Rowan Atkinson en Las vacaciones de Mr. Bean

El personaje de Mr. Bean no le ha dado más que alegrías a Rowan Atkinson, desde su serie (que ya tiene unos añitos) a sus dos películas, que no hacen más que extender un montón de minutos los típicos episodios de la serie. De ese modo, cualquier fan de las meteduras de pata de este personaje inglés, se lo pasará genial con las vacaciones de Mr. Bean en territorio francés. Sin embargo, tras casi dos horas de continuos gags, puede que hasta los más acérrimos fans de Rowan Atkinson se harten de tanta gracieta.

Y es que Mr. Bean se pasa toda la película haciendo tonterías con todas las características típicas de Francia. Su viaje a la Costa Azul y a Cannes se vuelve un auténtico viaje caótico en donde se meterá en todo tipo de problemas. El argumento es bien sencillo: Mr. Bean, ese personaje extravagante inglés que va a todas partes con su osito de peluche y pone caras extrañas, se encuentra con un niño, que debe devolvérselo a su padre, el director de cine Carson Clay (Willem Dafoe), con el que se encontrará en Cannes, en el prestigioso festival de cine.
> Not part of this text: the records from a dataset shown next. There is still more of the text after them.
# tphakala/birdnet-go

Hardware: AMD Instinct MI355X
Metric: 3s-48kHz clips/sec (whole node) + max-abs prob diff vs TFLite, BirdNET v2.4 (higher is better)
Workload: dtype f32; 1 GPU; BASELINE configs[1]: BirdNET v2.4 fp32, batch 256 x 3 s @ 48 kHz per GPU, mel front-end + CNN + head on device, raw logits out; batch_per_gpu=256, n_samples=144000, n_classes=6522, pipeline_depth=2, input_sets=4

## Files before the change

birdnet-go_amd/csrc/expdw.hip:

```cpp
#include "kernels.h"
#include "pw_common.h"

#include <algorithm>
#include <type_traits>
#include <cmath>
#include <cstdio>
#include <cstdlib>
#include <cstring>
#include <vector>

namespace bnhip {

struct ExpDwParams {
    const float* x; const float* we; const float* be; const float* wd; const float* bd;
    float* y; float* partial;
    int B, H, W, Cin, Cmid, Ho, Wo, pt, pl, act_e, act_d, tiles_h, tiles_w, cchunks, Kw, Cp;
    int Hin = 0, Win = 0, pts = 0, pls = 0;
    const uint16_t* wep = nullptr; int Kp = 0;
    int prec = 0;
    int xsh = 0, xsw = 1, ysh = 0, ysw = 1, tr = 0;
    int in_bf16 = 0, out_bf16 = 0;
    FDiv d_bpc{}, d_cch{}, d_tw{};
    int cpp = 0;
    FDiv d_part{};
// ... 48 lines not shown
            for (int j = 0; j < K; j++) w[j] = wds[(i * K + j) * 8 + c4];
#pragma unroll
            for (int a = 0; a < SH; a++) {
                const int fr = (ty * SH + a) * S + i;
                if (fr < vr0 || fr >= vr1 || oh0 + ty * SH + a >= p.Ho) continue;
                float4 xr[RW];
#pragma unroll
                for (int c = 0; c < RW; c++) xr[c] = *reinterpret_cast<const float4*>(e0 + ((fr - vr0) * TIW + c) * ED_ES);
#pragma unroll
                for (int j = 0; j < K; j++) {
#pragma unroll
                    for (int c = 0; c < SW; c++) {
                        const float4 xv = xr[c * S + j];
                        acc2[a][c].x = fmaf(xv.x, w[j].x, acc2[a][c].x); acc2[a][c].y = fmaf(xv.y, w[j].y, acc2[a][c].y);
                        acc2[a][c].z = fmaf(xv.z, w[j].z, acc2[a][c].z); acc2[a][c].w = fmaf(xv.w, w[j].w, acc2[a][c].w);
                    }
                }
            }
        }
    }
    pre_store();
    if (n < p.Cmid) {
        float* const yclip = p.y + (size_t)b * p.Ho * p.Wo * p.Cmid;
        const unsigned ylane = (unsigned)(((oh0 + ty * SH) * p.ysh + (ow0 + tx * SW) * p.ysw) * p.Cmid + n);
#pragma unroll
        for (int a = 0; a < SH; a++) {
            int oh = oh0 + ty * SH + a;
            if (oh >= p.Ho) continue;
            if (p.act_d == ACT_SWISH) {
#pragma unroll
                for (int c = 0; c < SW; c++) {
                    float4& v = acc2[a][c];
                    const f32x4 r = swish4((f32x4){v.x + bv.x, v.y + bv.y, v.z + bv.z, v.w + bv.w});
                    v = make_float4(r[0], r[1], r[2], r[3]);
                }
            } else {
                with_act(p.act_d, [&](auto f) {
#pragma unroll
                    for (int c = 0; c < SW; c++) {
                        float4& v = acc2[a][c];
                        v.x = f(v.x + bv.x); v.y = f(v.y + bv.y); v.z = f(v.z + bv.z); v.w = f(v.w + bv.w);
                    }
                });
            }
#pragma unroll
            for (int c = 0; c < SW; c++) {
                int ow = ow0 + tx * SW + c;
                if (ow >= p.Wo) continue;
                float4 v = acc2[a][c];
                const unsigned yo = ylane + (unsigned)((a * p.ysh + c * p.ysw) * p.Cmid);
                if (p.out_bf16) bf16x4_store(p.y, ((size_t)b * p.Ho * p.Wo * p.Cmid + yo) >> 2, v);
                else *reinterpret_cast<float4*>(yclip + yo) = v;
                sum.x += v.x; sum.y += v.y; sum.z += v.z; sum.w += v.w;
            }
        }
    }
    return sum;
}
__device__ __forceinline__ void ed_sums_lanes(float4 sum, float4* red, int wave, int lane, int c4) {
    static_assert(ed_perm_c4_rule(ED_PERM2) && ed_perm_c4_rule(ED_PERM4), "lane permutation: c4 bit 2 must be physical lane bit 3");
    auto xsum = [&](auto pat) {
        constexpr int P = decltype(pat)::value;
        sum.x += __builtin_bit_cast(float, __builtin_amdgcn_ds_swizzle(__builtin_bit_cast(int, sum.x), P));
        sum.y += __builtin_bit_cast(float, __builtin_amdgcn_ds_swizzle(__builtin_bit_cast(int, sum.y), P));
        sum.z += __builtin_bit_cast(float, __builtin_amdgcn_ds_swizzle(__builtin_bit_cast(int, sum.z), P));
        sum.w += __builtin_bit_cast(float, __builtin_amdgcn_ds_swizzle(__builtin_bit_cast(int, sum.w), P));
    };
    xsum(std::integral_constant<int, 0x101f>{});
    xsum(std::integral_constant<int, 0x401f>{});
    if ((lane & 0x14) == 0) red[(wave * 2 + (lane >> 5)) * 8 + c4] = sum;
}
template <int NW = 4>
__device__ __forceinline__ void ed_sums_out(const ExpDwParams& p, const float4* red, int tid, size_t tile_index, int n_base) {
    if (tid < 8 && n_base + 4 * tid < p.Cmid) {
        float4 t = red[tid];
#pragma unroll
        for (int w = 1; w < 2 * NW; w++) { float4 v = red[w * 8 + tid]; t.x += v.x; t.y += v.y; t.z += v.z; t.w += v.w; }
        unsigned l4 = 4u * (unsigned)tid;
        asm volatile("" : "+v"(l4));
        *reinterpret_cast<float4*>(p.partial + tile_index * p.Cmid + n_base + l4) = t;
    }
}
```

Como vemos, el argumento es tan sólo una excusa con la que hacer que Mr. Bean recorra tierras galas, al igual que en la primera parte, Bean – The Ultimate Disaster Movie, que en nuestro país la titularon como Bean, lo último en cine catastrófico, una película de 1997. En esta primera película, Mr. Bean era un vigilante de la Royal National Gallery que sus jefes mandaban a Estados Unidos con el fin de deshacerse de él, y acababan mostrándonos una película en donde Mr. Bean se mofaba de todas las costumbres y tópicos norteamericanos. En esta, ocurre lo mismo, pero en lugar de ironizar sobre los estadounidenses, lo hace de los franceses.